Did You Know that ODI Automatically Summarizes Data Errors?
By Christophe Dupupet on Oct 09, 2009
This post assumes that you have some level of familiarity with ODI. The concepts of Interface, Flow and Static Control, as well as Knowledge Module are used here assuming that you understand them in the context of ODI. If you need more details on these elements, please refer to the ODI Tutorial for a quick introduction, or to the complete ODI documentation for detailed information..
TABLES GENERATED BY ODI TO IDENTIFY ERRORS
If you take advantage of either Flow Control or Static Control in your interfaces, you know that ODI will automatically trap errors for you as you run your interfaces.
When you select the Controls tab of your interface, where you will decide which Knowledge Module will be used to identify the errors, you have an option to drop the Error table and another one to drop the Check table. Have you ever wondered what these are?
The Error table is the table that will be created by ODI to store all errors trapped by the FLOW_CONTROL and STATIC_CONTROL of your interface. You have probably already used the error table. This table is structured after your target table, along with administrative information needed to re-cycle or re-process the invalid records. It is loaded by ODI with all records that fail to pass the validation of the rules defined on your Target table. This feature is often referred to as a Data Quality Firewall as only the "good" data will make it to the target table.
Once all errors have been identified for a given interface, ODI will summarize them into another table: the Check table. There will be only one such table per data server: all target tables in the server (irrespectively of their schema) will share the same summary table. The name of this table is defined by default by the CKMs as SNP_CHECK_TAB.
LOCATION OF THE CHECK TABLE
You will find the check table in the default work schema of your server. To locate this schema, you have to go back to topology, in the Physical Architecture tab. Expand your data server to list the different physical schemas. One of the schemas is your default schema and will be identified by a checkmark on the schema icon (see SALES_DWH in the example below).

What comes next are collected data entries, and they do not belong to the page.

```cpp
__global__ __launch_bounds__(256) void k_ovf_values(uint64_t n_ovf, const uint32_t *__restrict__ ovc_locus,
                                                    const uint64_t *__restrict__ ovc_ent,
                                                    const double2 *__restrict__ ab, const double *__restrict__ lf,
                                                    const double *__restrict__ otab, double *__restrict__ lp_out)
{
    const uint64_t i = (uint64_t)blockIdx.x * 256 + threadIdx.x;
    if (i >= n_ovf) return;
    const uint32_t l = ovc_locus[i];
    const uint64_t en = ovc_ent[i];
    const double *row = otab + (uint64_t)l * OV_ROW;
    double lp = 0.0;
    if (row[0] >= 0.0) {
        const uint32_t a = ENT_ALT(en), r = ENT_REF(en), n = a + r;
        if (n == 0) lp = 0.0;
        else if (n < (uint32_t)OV_NT) lp = (lf[n] - lf[a] - lf[r]) + (row[a] + row[OV_NT + r] - row[2 * OV_NT + n]);
        else {
            const double2 p = ab[l];
            lp = ov_slow_log_pmf(lf, p.x, p.y, a, r);
        }
    }
    lp_out[i] = lp;
}

template <bool EXPECTED, bool PACKED, bool FULL>
__global__ __launch_bounds__(256) void k_ovf_cell_direct(
    uint64_t n_rows, const uint64_t *__restrict__ ell_ptr, const uint64_t *__restrict__ ell,
    const double2 *__restrict__ ab, const double *__restrict__ lf, const double *__restrict__ etab,
    const double *__restrict__ otab, double *__restrict__ o_ll, double *__restrict__ o_ell)
{
    static_assert(EXPECTED || !PACKED, "the record is built for the EM pass");
    static_assert(!(FULL && PACKED), "the full form runs unthrottled: it takes the unpacked tables");
    const uint64_t row = (uint64_t)blockIdx.x * blockDim.x + threadIdx.x;
    if (row >= n_rows) return;
    double s = 0.0, e = 0.0;
    const uint64_t grp = row >> 6, base = ell_ptr[grp] + (row & 63), end = ell_ptr[grp + 1];
#pragma unroll 1
    for (uint64_t i = base; i < end; i += 64) {
        const uint64_t en = ell[i];
        if (en == OVF_PAD) continue;
        const uint32_t l = ENT_IDX(en), a = ENT_ALT(en), r = ENT_REF(en), n = a + r;
        const double *rec = etab + (uint64_t)l * OV_REC;
        const double2 p = PACKED ? *reinterpret_cast<const double2 *>(rec) : ab[l];
        double ev = 0.0;
        if (PACKED) ev = n > (uint32_t)T_K && n <= (uint32_t)OV_FAST_N ? rec[n - 3] : 0.0;
        if (!(p.x >= 0.0) || n == 0 || n > (uint32_t)(FULL ? OV_NE : OV_FAST_N)) continue;
        if (FULL && n > (uint32_t)OV_FAST_N) {
            s += (lf[n] - lf[a] - lf[r]) + dm_log_beta_ratio(p.x, p.y, a, r);
            if (EXPECTED) e += otab[(uint64_t)l * OV_ROW + OV_EOFF + (n - 4)];
            continue;
        }
        const double abs_ = p.x + p.y;
        double num = 1.0, den = 1.0;
        for (uint32_t k = 0; k < n; ++k) {
            num *= (k < a) ? (p.x + (double)k) : (p.y + (double)(k - a));
            den *= abs_ + (double)k;
        }
        s += (lf[n] - lf[a] - lf[r]) + log(num / den);
        if (EXPECTED) {
            if (PACKED) e += ev;
            else e += n >= 5 ? rec[2 + (n - 5)] : otab[(uint64_t)l * OV_ROW + OV_EOFF + (n - 4)];
        }
    }
    o_ll[row] = s;
    if (EXPECTED) o_ell[row] = e;
}

template <bool EXPECTED>
__global__ __launch_bounds__(256) void k_ovf_cell_wide(uint64_t n_rows, const uint64_t *__restrict__ ovf_ptr,
                                                       const uint64_t *__restrict__ ovf_ent, const double2 *__restrict__ ab,
                                                       const double *__restrict__ lf, const double *__restrict__ etab,
                                                       const double *__restrict__ otab, double *__restrict__ o_ll,
                                                       double *__restrict__ o_ell)
{
    const uint32_t j = threadIdx.x % LF_LANES;
// ... 1224 lines not shown
```
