constexpr uint32_t MULTW3_X_LIMB_MAX = 3600000000u;
template <class WP> struct Tw3 { uint32_t w[3][9]; };
template <class WP>
PLK_HD W9<WP> mul_tw3(const W9<WP> &x, const Tw3<WP> &t) {
    uint32_t m[3];
    W9<WP> r;
    uint64_t acc = 0;
#pragma unroll
    for (int k = 0; k < 11; k++) {
#pragma unroll
        for (int i = 0; i < 3; i++) {
            if (k - i < 0 || k - i > 8) continue;
#pragma unroll
            for (int q = 0; q < 3; q++) { acc += (uint64_t)x.l[3 * q + i] * t.w[q][k - i]; PLK_CHAIN(acc); }
        }
#pragma unroll
        for (int i = 0; i < 3; i++) {
            if (i >= k || k - i > 8) continue;
            acc += (uint64_t)m[i] * WP::P29[k - i]; PLK_CHAIN(acc);
        }
        if (k < 3) { m[k] = ((uint32_t)acc * WP::INV29) & M29; acc += (uint64_t)m[k] * WP::P29[0]; }
        else r.l[k - 3] = (uint32_t)acc & M29;
        acc >>= 29;
    }
    r.l[8] = (uint32_t)acc;
    return r;
}
template <class WP>
PLK_HD void mul_tw3_2(const W9<WP> &x0, const W9<WP> &x1, const Tw3<WP> &t, W9<WP> &r0, W9<WP> &r1) {
    uint32_t m0[3], m1[3];
    uint64_t acc0 = 0, acc1 = 0;
#pragma unroll
    for (int k = 0; k < 11; k++) {
#pragma unroll
        for (int i = 0; i < 3; i++) {
            if (k - i < 0 || k - i > 8) continue;
#pragma unroll
            for (int q = 0; q < 3; q++) {
                acc0 += (uint64_t)x0.l[3 * q + i] * t.w[q][k - i]; PLK_CHAIN(acc0);
                acc1 += (uint64_t)x1.l[3 * q + i] * t.w[q][k - i]; PLK_CHAIN(acc1);
            }
        }
#pragma unroll
        for (int i = 0; i < 3; i++) {
            if (i >= k || k - i > 8) continue;
            acc0 += (uint64_t)m0[i] * WP::P29[k - i]; PLK_CHAIN(acc0);
            acc1 += (uint64_t)m1[i] * WP::P29[k - i]; PLK_CHAIN(acc1);
        }
        if (k < 3) {
            m0[k] = ((uint32_t)acc0 * WP::INV29) & M29; m1[k] = ((uint32_t)acc1 * WP::INV29) & M29;
            acc0 += (uint64_t)m0[k] * WP::P29[0]; acc1 += (uint64_t)m1[k] * WP::P29[0];
        } else { r0.l[k - 3] = (uint32_t)acc0 & M29; r1.l[k - 3] = (uint32_t)acc1 & M29; }
        acc0 >>= 29; acc1 >>= 29;
    }
    r0.l[8] = (uint32_t)acc0; r1.l[8] = (uint32_t)acc1;
}
template <class WP>
PLK_HD Tw3<WP> make_tw3(const W9<WP> &w_dom_w) {
    W9<WP> e87 = w_zero<WP>(), e174 = w_zero<WP>();
    e87.l[3] = 1; e174.l[6] = 1;
    const W9<WP> w0 = csub_p(mulw(w_dom_w, e87)), w1 = csub_p(mulw(w_dom_w, e174));
    Tw3<WP> t;
    for (int i = 0; i < 9; i++) { t.w[0][i] = w0.l[i]; t.w[1][i] = w1.l[i]; t.w[2][i] = w_dom_w.l[i]; }
    return t;
}

template <class WP>
PLK_HD W9<WP> mulw_os(const W9<WP> &a, const W9<WP> &b) {
    uint64_t t[10];
#pragma unroll
    for (int j = 0; j < 10; j++) t[j] = 0;
#pragma unroll
    for (int i = 0; i < 9; i++) {
#pragma unroll
        for (int j = 0; j < 9; j++) t[j] += (uint64_t)a.l[j] * b.l[i];
        const uint32_t m = ((uint32_t)t[0] * WP::INV29) & M29;
#pragma unroll
        for (int j = 0; j < 9; j++) t[j] += (uint64_t)m * WP::P29[j];
        const uint64_t c = t[0] >> 29;
#pragma unroll
        for (int j = 0; j < 9; j++) t[j] = t[j + 1];
        t[0] += c;
        t[9] = 0;
    }
    W9<WP> r;
    uint64_t c = 0;
#pragma unroll
    for (int j = 0; j < 8; j++) { uint64_t s = t[j] + c; r.l[j] = (uint32_t)s & M29; c = s >> 29; }
    r.l[8] = (uint32_t)(t[8] + c);
    return r;
}
template <class WP>
PLK_HD W9<WP> sqrw_os(const W9<WP> &a) {
    uint64_t t[10];
    uint32_t a2[9];
#pragma unroll
    for (int j = 0; j < 10; j++) t[j] = 0;
#pragma unroll
    for (int j = 0; j < 9; j++) a2[j] = a.l[j] << 1;
#pragma unroll
    for (int i = 0; i < 9; i++) {
        t[i] += (uint64_t)a.l[i] * a.l[i];
#pragma unroll
        for (int j = i + 1; j < 9; j++) t[j] += (uint64_t)a2[j] * a.l[i];
        const uint32_t m = ((uint32_t)t[0] * WP::INV29) & M29;
#pragma unroll
        for (int j = 0; j < 9; j++) t[j] += (uint64_t)m * WP::P29[j];
        const uint64_t c = t[0] >> 29;
#pragma unroll
        for (int j = 0; j < 9; j++) t[j] = t[j + 1];
        t[0] += c;
        t[9] = 0;
    }
    W9<WP> r;
    uint64_t c = 0;
#pragma unroll
    for (int j = 0; j < 8; j++) { uint64_t s = t[j] + c; r.l[j] = (uint32_t)s & M29; c = s >> 29; }
    r.l[8] = (uint32_t)(t[8] + c);
    return r;
}
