template <bool HALF = false>
__device__ __forceinline__ QuadLane quad_lane(float* lds, int lane) {
    QuadLane G;
    char* const L = (char*)lds;
    const uint32_t* const tab = HALF ? lane_tab_half.w[lane] : lane_tab.w[lane];
    const uint4 w0 = *(const uint4*)(tab);
    const uint4 w1 = *(const uint4*)(tab + 4);
#define QL_LO(w) ((w) & 0xffffu)
#define QL_HI(w) ((w) >> 16)
    G.p_own = (float*)(L + QL_LO(w0.x));
    G.p_b = (float*)(L + QL_HI(w0.x));
    G.p_b1 = (float*)(L + QL_LO(w0.y));
    G.p_extw = (float*)(L + QL_HI(w0.y));
    G.p_epos = (float*)(L + QL_LO(w0.z));
    G.p_ringw = (float*)(L + QL_HI(w0.z));
    G.p_ringm = (float*)(L + QL_LO(w0.w));
    G.p_ringB = (float*)(L + QL_HI(w0.w));
    G.p_ringT = (float*)(L + QL_LO(w1.x));
    G.p_LbS = (float*)(L + QL_HI(w1.x));
    G.p_LbC = (float*)(L + QL_LO(w1.y));
    G.p_HbC = (float*)(L + QL_HI(w1.y));
#undef QL_LO
#undef QL_HI
    G.a0off = ((lane & 7) << 3) | (HALF ? 0 : ((lane & 8) << 4)) | ((lane & 16) >> 2) | ((lane & 32) << 1);
    G.delta = (int)w1.w;
    G.lane = lane;
    G.tl = lane & 7;
    G.lhs = lane >> 3;
    G.g0 = lane < 16;
    G.g3 = lane >= 48;
    G.lr = G.g0 || G.g3;
    G.dny = !G.lr;
    G.t15 = (lane & 15) == (HALF ? 7 : 15);
    G.active = !HALF || (lane & 8) == 0;
    G.sgn = lane >= 32 ? 1.0f : -1.0f;
    ((float*)(L + 4 * (QUAD_OFF_RING + 64 + 32)))[lane & 15] = 0.0f;
    ((float*)(L + 4 * (QUAD_OFF_RING + 128 + 32)))[lane & 15] = 0.5f;
    return G;
}

struct QuadTab {
    QuadDesc2 d;
    v2i hid;
    uint32_t eid;
};
struct QuadOwn {
    v4f U, CX, CY;
    uint32_t a0;
};
struct QuadHalo {
    v2f hu, hd, hc;
    float eu;
};
__device__ __forceinline__ QuadTab quad_load_tab(const QuadDesc2* __restrict__ qd, const int32_t* __restrict__ qtab,
                                                 int32_t q, int lane, const int32_t* __restrict__ qaux = nullptr) {
    QuadTab T;
    T.d = qd[q];
    const int32_t* row = qtab + (size_t)q * IBH_QROW;
    if (qaux) {
        const int32_t* aux = qaux + (size_t)q * IBH_QAUX;
        const int lhs = lane >> 3, tl = lane & 7;
        const int32_t orig = aux[32 + lhs];
        T.eid = (uint32_t)aux[lane & 31];
        const bool isC = ((T.d.cls >> (4 * lhs)) & 15u) == SIDE_COARSE;
        const bool lr = lane < 16 || lane >= 48;
        const int32_t id = orig + (lr ? 8 : 1) * (isC ? tl >> 1 : tl);
        T.hid = v2i{id, id};
        if (orig < 0) T.hid = *(const v2i*)(row + 2 * lane);
        return T;
    }
    T.hid = *(const v2i*)(row + 2 * lane);
    T.eid = (uint32_t)row[128 + (lane & 31)];
    return T;
}
__device__ __forceinline__ QuadOwn quad_load_own(const QuadLane& G, const QuadTab& T, const float* __restrict__ u,
                                                 const float* __restrict__ C, uint32_t ldc) {
    QuadOwn O;
    O.a0 = (uint32_t)T.d.base + G.a0off;
    O.U = *(const v4f_g*)((const char*)u + ((size_t)O.a0 << 2));
    O.CX = *(const v4f_g*)((const char*)C + ((size_t)O.a0 << 2));
    O.CY = *(const v4f_g*)((const char*)(C + ldc) + ((size_t)O.a0 << 2));
    return O;
}
__device__ __forceinline__ QuadHalo quad_load_halo_paired(const QuadLane& G, const QuadTab& T, const float* __restrict__ u,
                                                          const float* __restrict__ C, uint32_t ldc) {
    using blk2::ldg;
    typedef float v2f_g __attribute__((ext_vector_type(2), aligned(4)));
    auto pair = [](const float* p, int i) { return *(const v2f_g*)((const char*)p + ((size_t)(uint32_t)i << 2)); };
    QuadHalo H;
    const float* Cn = C + (G.dny ? ldc : 0u);
    const bool isF = ((T.d.cls >> (4 * G.lhs)) & 15u) == SIDE_FINE;
    const int lo = G.delta < 0 ? G.delta : 0;
    const v2f PA = pair(u, G.lr ? T.hid.x + lo : T.hid.x);
    const v2f PB = pair(u, G.lr ? T.hid.y + lo : T.hid.x + G.delta);
    const v2f PC = pair(Cn, T.hid.x);
    H.eu = ldg(u, T.eid);
    float hc1 = 0.0f;
    if (G.lr && isF) hc1 = ldg(Cn, (uint32_t)T.hid.y);
    asm volatile("" : "+v"(hc1));
    const bool first = G.g0;
    const float huA = first ? PA.y : PA.x, hdA = first ? PA.x : PA.y;
    const float huB = first ? PB.y : PB.x, hdB = first ? PB.x : PB.y;
    H.hu.x = G.lr ? huA : PA.x;
    H.hd.x = G.lr ? hdA : PB.x;
    H.hu.y = G.lr ? huB : (isF ? PA.y : PA.x);
    H.hd.y = G.lr ? hdB : (isF ? PB.y : PB.x);
    H.hc.x = PC.x;
    H.hc.y = isF ? (G.lr ? hc1 : PC.y) : PC.x;
    return H;
}
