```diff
+__device__ __forceinline__ void wgmma_ss_n160(float (&d)[80], uint64_t a_desc, uint64_t b_desc, int scale_d) {
+  asm volatile(
+      "{\n\t.reg .pred p;\n\t"
+      "setp.ne.b32 p, %82, 0;\n\t"
+      "wgmma.mma_async.sync.aligned.m64n160k16.f32.bf16.bf16 {%0, %1, %2, %3, %4, %5, %6, %7, %8, %9, %10, %11, %12, %13, %14, %15, %16, %17, %18, %19, %20, %21, %22, %23, %24, %25, %26, %27, %28, %29, %30, %31, %32, %33, %34, %35, %36, %37, %38, %39, %40, %41, %42, %43, %44, %45, %46, %47, %48, %49, %50, %51, %52, %53, %54, %55, %56, %57, %58, %59, %60, %61, %62, %63, %64, %65, %66, %67, %68, %69, %70, %71, %72, %73, %74, %75, %76, %77, %78, %79}, %80, %81, p, 1, 1, 0, 0;\n\t}\n"
+      : "+f"(d[0]), "+f"(d[1]), "+f"(d[2]), "+f"(d[3]), "+f"(d[4]), "+f"(d[5]), "+f"(d[6]), "+f"(d[7]), "+f"(d[8]), "+f"(d[9]), "+f"(d[10]), "+f"(d[11]), "+f"(d[12]), "+f"(d[13]), "+f"(d[14]), "+f"(d[15]), "+f"(d[16]), "+f"(d[17]), "+f"(d[18]), "+f"(d[19]), "+f"(d[20]), "+f"(d[21]), "+f"(d[22]), "+f"(d[23]), "+f"(d[24]), "+f"(d[25]), "+f"(d[26]), "+f"(d[27]), "+f"(d[28]), "+f"(d[29]), "+f"(d[30]), "+f"(d[31]), "+f"(d[32]), "+f"(d[33]), "+f"(d[34]), "+f"(d[35]), "+f"(d[36]), "+f"(d[37]), "+f"(d[38]), "+f"(d[39]), "+f"(d[40]), "+f"(d[41]), "+f"(d[42]), "+f"(d[43]), "+f"(d[44]), "+f"(d[45]), "+f"(d[46]), "+f"(d[47]), "+f"(d[48]), "+f"(d[49]), "+f"(d[50]), "+f"(d[51]), "+f"(d[52]), "+f"(d[53]), "+f"(d[54]), "+f"(d[55]), "+f"(d[56]), "+f"(d[57]), "+f"(d[58]), "+f"(d[59]), "+f"(d[60]), "+f"(d[61]), "+f"(d[62]), "+f"(d[63]), "+f"(d[64]), "+f"(d[65]), "+f"(d[66]), "+f"(d[67]), "+f"(d[68]), "+f"(d[69]), "+f"(d[70]), "+f"(d[71]), "+f"(d[72]), "+f"(d[73]), "+f"(d[74]), "+f"(d[75]), "+f"(d[76]), "+f"(d[77]), "+f"(d[78]), "+f"(d[79])
+      : "l"(a_desc), "l"(b_desc), "r"(scale_d));
+}
+
+__device__ __forceinline__ void wgmma_ss_n192(float (&d)[96], uint64_t a_desc, uint64_t b_desc, int scale_d) {
+  asm volatile(
+      "{\n\t.reg .pred p;\n\t"
+      "setp.ne.b32 p, %98, 0;\n\t"
+      "wgmma.mma_async.sync.aligned.m64n192k16.f32.bf16.bf16 {%0, %1, %2, %3, %4, %5, %6, %7, %8, %9, %10, %11, %12, %13, %14, %15, %16, %17, %18, %19, %20, %21, %22, %23, %24, %25, %26, %27, %28, %29, %30, %31, %32, %33, %34, %35, %36, %37, %38, %39, %40, %41, %42, %43, %44, %45, %46, %47, %48, %49, %50, %51, %52, %53, %54, %55, %56, %57, %58, %59, %60, %61, %62, %63, %64, %65, %66, %67, %68, %69, %70, %71, %72, %73, %74, %75, %76, %77, %78, %79, %80, %81, %82, %83, %84, %85, %86, %87, %88, %89, %90, %91, %92, %93, %94, %95}, %96, %97, p, 1, 1, 0, 0;\n\t}\n"
+      : "+f"(d[0]), "+f"(d[1]), "+f"(d[2]), "+f"(d[3]), "+f"(d[4]), "+f"(d[5]), "+f"(d[6]), "+f"(d[7]), "+f"(d[8]), "+f"(d[9]), "+f"(d[10]), "+f"(d[11]), "+f"(d[12]), "+f"(d[13]), "+f"(d[14]), "+f"(d[15]), "+f"(d[16]), "+f"(d[17]), "+f"(d[18]), "+f"(d[19]), "+f"(d[20]), "+f"(d[21]), "+f"(d[22]), "+f"(d[23]), "+f"(d[24]), "+f"(d[25]), "+f"(d[26]), "+f"(d[27]), "+f"(d[28]), "+f"(d[29]), "+f"(d[30]), "+f"(d[31]), "+f"(d[32]), "+f"(d[33]), "+f"(d[34]), "+f"(d[35]), "+f"(d[36]), "+f"(d[37]), "+f"(d[38]), "+f"(d[39]), "+f"(d[40]), "+f"(d[41]), "+f"(d[42]), "+f"(d[43]), "+f"(d[44]), "+f"(d[45]), "+f"(d[46]), "+f"(d[47]), "+f"(d[48]), "+f"(d[49]), "+f"(d[50]), "+f"(d[51]), "+f"(d[52]), "+f"(d[53]), "+f"(d[54]), "+f"(d[55]), "+f"(d[56]), "+f"(d[57]), "+f"(d[58]), "+f"(d[59]), "+f"(d[60]), "+f"(d[61]), "+f"(d[62]), "+f"(d[63]), "+f"(d[64]), "+f"(d[65]), "+f"(d[66]), "+f"(d[67]), "+f"(d[68]), "+f"(d[69]), "+f"(d[70]), "+f"(d[71]), "+f"(d[72]), "+f"(d[73]), "+f"(d[74]), "+f"(d[75]), "+f"(d[76]), "+f"(d[77]), "+f"(d[78]), "+f"(d[79]), "+f"(d[80]), "+f"(d[81]), "+f"(d[82]), "+f"(d[83]), "+f"(d[84]), "+f"(d[85]), "+f"(d[86]), "+f"(d[87]), "+f"(d[88]), "+f"(d[89]), "+f"(d[90]), "+f"(d[91]), "+f"(d[92]), "+f"(d[93]), "+f"(d[94]), "+f"(d[95])
+      : "l"(a_desc), "l"(b_desc), "r"(scale_d));
+}
+
 __device__ __forceinline__ void wgmma_ss_n256(float (&d)[128], uint64_t a_desc, uint64_t b_desc, int scale_d) {
   asm volatile(
       "{\n\t.reg .pred p;\n\t"
```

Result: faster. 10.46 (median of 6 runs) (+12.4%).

When you edit the schema, it has an associated work schema. The work schema associated to your default schema is your default work schema: ODI_TMP is the following example.
Note that you can change your default schema by selecting/unselecting the default option in the schema definition. But remember that you will always need exactly one default schema for each server.
Now that we know where to find this table, let's look at its structure:
- CATALOG_NAME, SCHEMA_NAME: location of the table that was being loaded (i.e. the target table)
- RESOURCE_NAME, FULL_RES_NAME: name of the table that was being loaded
- ERR_TYPE: type of control that was performed (Flow Control or Static Control)
- ERR_MESS: plain English error message associated with the error
- CHECK_DATE: date and time of the control
- ORIGIN: name of the ODI process that identified the errors
- CONS_NAME: name of the constraint (as defined in the ODI Models) that defines the rule that the record violated
- CONS_TYPE: type of error (duplicate primary key, invalid reference, conditional check failed, Null Value)
- ERR_COUNT: number of records identified by the process that failed to pass that specific control rule.
A sample of the data available in that summary table is show below (we split the content in 2 screenshots to make this more readable - this is one and only one table):
There are many possible uses for this table: decision making in your ODI processes based on the number of errors identified or the type of errors identified, basic reporting on errors trapped by ODI, trend analysis or the evolution of errors over time...
Do not hesitate and share with us how you leverage this table!
Screenshots were taken using version 10.1.3.5 of ODI. Actual icons and graphical representations may vary with other versions of ODI.